Once a line is found to contain "rows", copy it out of the listing.

Exercise input
# # #
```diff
@@ -337,12 +338,6 @@
     int64_t rows, row_len;
     uint32_t* range_enc;
 };
-struct BnFoldChunk {
-    int32_t job;
-    int32_t pad;
-    int64_t e0, e1;
-};
-
 __device__ __forceinline__ float fold_factor(const BnFoldJob& J, int64_t o) {
     const float go = ((const DFQ_GLOBAL float*)J.g)[o], ve = ((const DFQ_GLOBAL float*)J.v)[o] + J.eps;
     return (go == 1.0f && ve == 1.0f) ? 1.0f : go / sqrtf(ve);
@@ -372,44 +367,110 @@
     return f != 1.0f ? w * f : w;
 }
 
+#ifndef DFQ_RANGE_LOADS
+#define DFQ_RANGE_LOADS 8
+#endif
+#ifndef DFQ_RANGE_NT
+#define DFQ_RANGE_NT 1
+#endif
+constexpr int kRangeLoads = DFQ_RANGE_LOADS;
+__device__ __forceinline__ f32x4 range_ld(const DFQ_GLOBAL f32x4* p) {
+    if constexpr (DFQ_RANGE_NT) return __builtin_nontemporal_load(p);
+    else return *p;
+}
+__device__ __forceinline__ void range_acc(const f32x4& v, float& lo, float& hi) {
+    lo = fminf(lo, fminf(fminf(v.x, v.y), fminf(v.z, v.w)));
+    hi = fmaxf(hi, fmaxf(fmaxf(v.x, v.y), fmaxf(v.z, v.w)));
+}
+__device__ __forceinline__ void wave_range_stream(const DFQ_GLOBAL f32x4* p, int n4, int lane, float& lo, float& hi) {
+    constexpr int U = kRangeLoads;
+    const int trips = n4 / (U * kWave);
+    if (trips > 0) {
+        const DFQ_GLOBAL f32x4* q = p + lane;
+        f32x4 va[U], vb[U];
+        auto load = [&](f32x4* v) {
+#pragma unroll
+            for (int u = 0; u < U; ++u) v[u] = range_ld(q + u * kWave);
+            q += U * kWave;
+            __builtin_amdgcn_sched_barrier(0);
+        };
+        auto reduce = [&](const f32x4* v) {
+#pragma unroll
+            for (int u = 0; u < U; ++u) range_acc(v[u], lo, hi);
+        };
+        load(va);
+        int t = 1;
+        for (; t + 1 < trips; t += 2) {
+            load(vb);
+            reduce(va);
+            load(va);
+            reduce(vb);
+        }
+        if (t < trips) {
+            load(vb);
+            reduce(va);
+            reduce(vb);
+        } else {
+            reduce(va);
+        }
+    }
+    const int k0 = trips * U * kWave + lane;
+    f32x4 v[U];
+#pragma unroll
+    for (int u = 0; u < U; ++u)
+        if (k0 + u * kWave < n4) v[u] = range_ld(p + k0 + u * kWave);
+#pragma unroll
+    for (int u = 0; u < U; ++u)
+        if (k0 + u * kWave < n4) range_acc(v[u], lo, hi);
+}
+
+#ifndef DFQ_FOLD_UPLOAD_KERNEL
+#define DFQ_FOLD_UPLOAD_KERNEL 1
+#endif
+__global__ void __launch_bounds__(kThreads)
+bn_fold_upload_kernel(const uint4* __restrict__ src, uint4* __restrict__ dst, int64_t n16, int32_t njobs) {
+    const int64_t t = (int64_t)blockIdx.x * kThreads + threadIdx.x, nt = (int64_t)gridDim.x * kThreads;
+    constexpr int64_t kJobWords = sizeof(BnFoldJob) / 16, kRangeWord = offsetof(BnFoldJob, range_enc) / 16;
+    static_assert(sizeof(BnFoldJob) % 16 == 0 && offsetof(BnFoldJob, range_enc) % 16 == 8, "range_enc: a word's upper half");
+    for (int64_t k = t; k < n16; k += nt) {
+        const uint4 w = src[k];
+        dst[k] = w;
+        if (k < njobs * kJobWords && k % kJobWords == kRangeWord) {
+            DFQ_GLOBAL uint32_t* re = (DFQ_GLOBAL uint32_t*)(((uint64_t)w.w << 32) | w.z);
+            if (re) re[0] = re[1] = 0u;
+        }
+    }
+}
+
 __global__ void __launch_bounds__(kThreads)
 bn_fold_weight_batch_kernel(const BnFoldJob* __restrict__ jobs, const BnFoldChunk* __restrict__ chunks,
-                            int64_t nchunks) {
-    __shared__ float smn[kThreads / kWave], smx[kThreads / kWave];
-    for (int64_t c = blockIdx.x; c < nchunks; c += gridDim.x) {
+                            int64_t nunits, int32_t upc, int32_t unit) {
+    const int lane = threadIdx.x & (kWave - 1);
+    const int64_t wave0 = (int64_t)blockIdx.x * (kThreads / kWave) + wave_uniform(threadIdx.x >> 6);
+    const int64_t nwaves = (int64_t)gridDim.x * (kThreads / kWave);
+    for (int64_t u = wave0; u < nunits; u += nwaves) {
+        const int64_t c = u / upc;
         const BnFoldChunk ch = chunks[c];
+        int64_t s0, s1;
+        if (!bn_fold_unit_piece(ch.e0, ch.e1, u - c * upc, unit, &s0, &s1)) continue;
         const BnFoldJob J = jobs[ch.job];
-        const int64_t r0 = ch.e0 / J.row_len, base = r0 * J.row_len;
+        const int64_t r0 = s0 / J.row_len, r1 = (s1 - 1) / J.row_len, base = r0 * J.row_len;
         const float inv = 1.0f / (float)J.row_len;
         float a = INFINITY, b = -INFINITY;
-        const int64_t n = ch.e1 - ch.e0;
-        int64_t done = 0;
+        const int n = (int)(s1 - s0);
+        int done = 0;
+        const bool vec = (reinterpret_cast<uintptr_t>(J.w + s0) & 15) == 0;
         int ident = 1;
-        for (int64_t r = r0 + threadIdx.x; r <= (ch.e1 - 1) / J.row_len; r += blockDim.x)
-            ident &= fold_factor(J, r) == 1.0f;
-        ident = __syncthreads_and(ident);
-        if (ident && (reinterpret_cast<uintptr_t>(J.w + ch.e0) & 15) == 0) {
-            const DFQ_GLOBAL f32x4* w4 = (const DFQ_GLOBAL f32x4*)(J.w + ch.e0);
-            const int64_t n4 = n >> 2;
-            for (int64_t k = threadIdx.x; k < n4; k += 4 * (int64_t)blockDim.x) {
-                f32x4 v[4];
-#pragma unroll
-                for (int u = 0; u < 4; ++u)
-                    if (k + u * (int64_t)blockDim.x < n4) v[u] = w4[k + u * blockDim.x];
-#pragma unroll
-                for (int u = 0; u < 4; ++u)
-                    if (k + u * (int64_t)blockDim.x < n4) {
-                        a = fminf(a, fminf(fminf(v[u].x, v[u].y), fminf(v[u].z, v[u].w)));
-                        b = fmaxf(b, fmaxf(fmaxf(v[u].x, v[u].y), fmaxf(v[u].z, v[u].w)));
-                    }
-            }
-            done = 4 * n4;
-        } else if ((reinterpret_cast<uintptr_t>(J.w + ch.e0) & 15) == 0) {
-            DFQ_GLOBAL f32x4* w4 = (DFQ_GLOBAL f32x4*)(J.w + ch.e0);
-            const int64_t n4 = n >> 2;
-            for (int64_t k = threadIdx.x; k < n4; k += blockDim.x) {
+        for (int64_t r = r0 + lane; r <= r1; r += kWave) ident &= fold_factor(J, r) == 1.0f;
+        if (vec && __all(ident)) {
+            wave_range_stream((const DFQ_GLOBAL f32x4*)(J.w + s0), n >> 2, lane, a, b);
+            done = n & ~3;
+        } else if (vec) {
+            DFQ_GLOBAL f32x4* w4 = (DFQ_GLOBAL f32x4*)(J.w + s0);
+            const int n4 = n >> 2;
+            for (int k = lane; k < n4; k += kWave) {
                 const f32x4 v = w4[k];
-                const int64_t i = ch.e0 + 4 * k;
+                const int64_t i = s0 + 4 * k;
                 f32x4 o;
                 int rem;
                 const float f = fold_factor(J, fold_row(J, r0, base, inv, i, &rem));
@@ -433,8 +494,8 @@
             done = 4 * n4;
         }
         DFQ_GLOBAL float* wg = (DFQ_GLOBAL float*)J.w;
-        for (int64_t k = done + threadIdx.x; k < n; k += blockDim.x) {
-            const int64_t i = ch.e0 + k;
+        for (int k = done + lane; k < n; k += kWave) {
+            const int64_t i = s0 + k;
             const float v = wg[i];
             const float o = fold_one(J, r0, base, inv, i, v);
             if (__float_as_uint(o) != __float_as_uint(v)) wg[i] = o;
@@ -444,21 +505,11 @@
         if (J.range_enc) {
             a = wave_min(a);
             b = wave_max(b);
-            const int lane = threadIdx.x & (kWave - 1), wv = threadIdx.x >> 6;
             if (lane == 0) {
-                smn[wv] = a;
-                smx[wv] = b;
+                DFQ_GLOBAL uint32_t* re = (DFQ_GLOBAL uint32_t*)J.range_enc;
+                __hip_atomic_fetch_max(&re[0], ~enc_ord(a), __ATOMIC_RELAXED, __HIP_MEMORY_SCOPE_AGENT);
+                __hip_atomic_fetch_max(&re[1], enc_ord(b), __ATOMIC_RELAXED, __HIP_MEMORY_SCOPE_AGENT);
             }
-            __syncthreads();
-            if (threadIdx.x == 0) {
-                for (int k = 1; k < kThreads / kWave; ++k) {
-                    a = fminf(a, smn[k]);
-                    b = fmaxf(b, smx[k]);
-                }
-                atomicMax(&J.range_enc[0], ~enc_ord(a));
-                atomicMax(&J.range_enc[1], enc_ord(b));
-            }
-            __syncthreads();
         }
     }
 }
@@ -1265,15 +1316,15 @@
     return DFQ_OK;
 }
 
-static int64_t bn_fold_span(const dfq_bn_fold_desc* d, int32_t n) {
+static int64_t bn_fold_total(const dfq_bn_fold_desc* d, int32_t n) {
     int64_t total = 0;
     for (int32_t j = 0; j < n; ++j) total += d[j].rows * d[j].row_len;
-    return std::min<int64_t>(std::max<int64_t>(8192, ceil_div(total, (int64_t)16384 * 8192) * 8192), 1 << 20);
+    return total;
 }
 
 static int bn_fold_tables(const dfq_bn_fold_desc* d, int32_t n, std::vector<BnFoldJob>& jobs,
                           std::vector<BnFoldChunk>& chunks) {
-    const int64_t span = bn_fold_span(d, n);
+    const int64_t span = bn_fold_span(bn_fold_total(d, n));
     {
         std::vector<const float*> ws(n);
         for (int32_t j = 0; j < n; ++j) ws[j] = d[j].w;
@@ -1288,8 +1339,7 @@
         if (x.row_len > (int64_t(1) << 22)) return DFQ_ERR_UNSUPPORTED;
         jobs[j] = BnFoldJob{x.w, x.bias, x.bn_w, x.bn_b, x.bn_mean, x.bn_var, x.fake_w, x.fake_b, x.eps, x.flags, x.rows,
                             x.row_len, x.range_enc};
-        const int64_t ne = x.rows * x.row_len;
-        for (int64_t e = 0; e < ne; e += span) chunks.push_back(BnFoldChunk{j, 0, e, std::min<int64_t>(e + span, ne)});
+        bn_fold_chunks_of(j, x.rows * x.row_len, span, chunks);
     }
     return DFQ_OK;
 }
@@ -1301,7 +1351,7 @@
     int64_t nchunks = 0;
     for (int32_t j = 0; j < n; ++j)
         if (d[j].rows < 0 || d[j].row_len < 0) return -1;
-    const int64_t span = bn_fold_span(d, n);
+    const int64_t span = bn_fold_span(bn_fold_total(d, n));
     for (int32_t j = 0; j < n; ++j) nchunks += ceil_div(d[j].rows * d[j].row_len, span);
     return round256((int64_t)sizeof(BnFoldJob) * n) + round256((int64_t)sizeof(BnFoldChunk) * nchunks);
 }
@@ -1328,21 +1378,41 @@
     std::vector<char> blob(need, 0);
     std::memcpy(blob.data(), jobs.data(), sizeof(BnFoldJob) * n);
     if (!chunks.empty()) std::memcpy(blob.data() + jb, chunks.data(), sizeof(BnFoldChunk) * chunks.size());
-    hipError_t e = own ? hipMemcpyAsync(base, blob.data(), need, hipMemcpyHostToDevice, s)
-                       : stage_h2d(base, blob.data(), need, s);
-    std::vector<uint32_t*> rp;
-    for (int32_t j = 0; j < n; ++j)
-        if (d[j].range_enc) rp.push_back(d[j].range_enc);
-    std::sort(rp.begin(), rp.end());
-    for (size_t k = 0; k < rp.size() && e == hipSuccess;) {
-        size_t m = k + 1;
-        while (m < rp.size() && rp[m] == rp[m - 1] + 2) ++m;
-        e = hipMemsetAsync(rp[k], 0, sizeof(uint32_t) * 2 * (m - k), s);
-        k = m;
+    const bool by_kernel = DFQ_FOLD_UPLOAD_KERNEL && !own;
+    hipError_t e;
+    if (by_kernel) {
+        int32_t njobs = n;
+        e = stage_h2d(base, blob.data(), need, s,
+                      [](void* dst, const void* pinned, size_t bytes, hipStream_t st, void* arg) {
+                          const int64_t n16 = (int64_t)(bytes / 16);
+                          hipLaunchKernelGGL(bn_fold_upload_kernel,
+                                             dim3((int)std::min<int64_t>(ceil_div(n16, (int64_t)kThreads), 2048)),
+                                             dim3(kThreads), 0, st, static_cast<const uint4*>(pinned),
+                                             static_cast<uint4*>(dst), n16, *static_cast<int32_t*>(arg));
+                          return hipGetLastError();
+                      },
+                      &njobs);
+    } else {
+        e = own ? hipMemcpyAsync(base, blob.data(), need, hipMemcpyHostToDevice, s)
+                : stage_h2d(base, blob.data(), need, s);
+        std::vector<uint32_t*> rp;
+        for (int32_t j = 0; j < n; ++j)
+            if (d[j].range_enc) rp.push_back(d[j].range_enc);
+        std::sort(rp.begin(), rp.end());
+        for (size_t k = 0; k < rp.size() && e == hipSuccess;) {
+            size_t m = k + 1;
+            while (m < rp.size() && rp[m] == rp[m - 1] + 2) ++m;
+            e = hipMemsetAsync(rp[k], 0, sizeof(uint32_t) * 2 * (m - k), s);
+            k = m;
+        }
     }
     if (e == hipSuccess && !chunks.empty()) {
-        hipLaunchKernelGGL(bn_fold_weight_batch_kernel, dim3((int)std::min<size_t>(chunks.size(), 4096)),
-                           dim3(kThreads), 0, s, dj, dc, (int64_t)chunks.size());
+        const int64_t total = bn_fold_total(d, n), unit = bn_fold_unit(total);
+        const int64_t upc = bn_fold_units_per_chunk(bn_fold_span(total), unit);
+        const int64_t nunits = (int64_t)chunks.size() * upc;
+        hipLaunchKernelGGL(bn_fold_weight_batch_kernel,
+                           dim3((int)std::min<int64_t>(ceil_div(nunits, (int64_t)(kThreads / kWave)), 16384)),
+                           dim3(kThreads), 0, s, dj, dc, nunits, (int32_t)upc, (int32_t)unit);
         e = hipGetLastError();
     }
     if (e == hipSuccess) {
```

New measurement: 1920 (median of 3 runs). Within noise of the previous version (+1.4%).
# # #
Problem solution
     int64_t rows, row_len;
     for (int32_t j = 0; j < n; ++j) total += d[j].rows * d[j].row_len;
         jobs[j] = BnFoldJob{x.w, x.bias, x.bn_w, x.bn_b, x.bn_mean, x.bn_var, x.fake_w, x.fake_b, x.eps, x.flags, x.rows,
-        const int64_t ne = x.rows * x.row_len;
+        bn_fold_chunks_of(j, x.rows * x.row_len, span, chunks);
         if (d[j].rows < 0 || d[j].row_len < 0) return -1;
     for (int32_t j = 0; j < n; ++j) nchunks += ceil_div(d[j].rows * d[j].row_len, span);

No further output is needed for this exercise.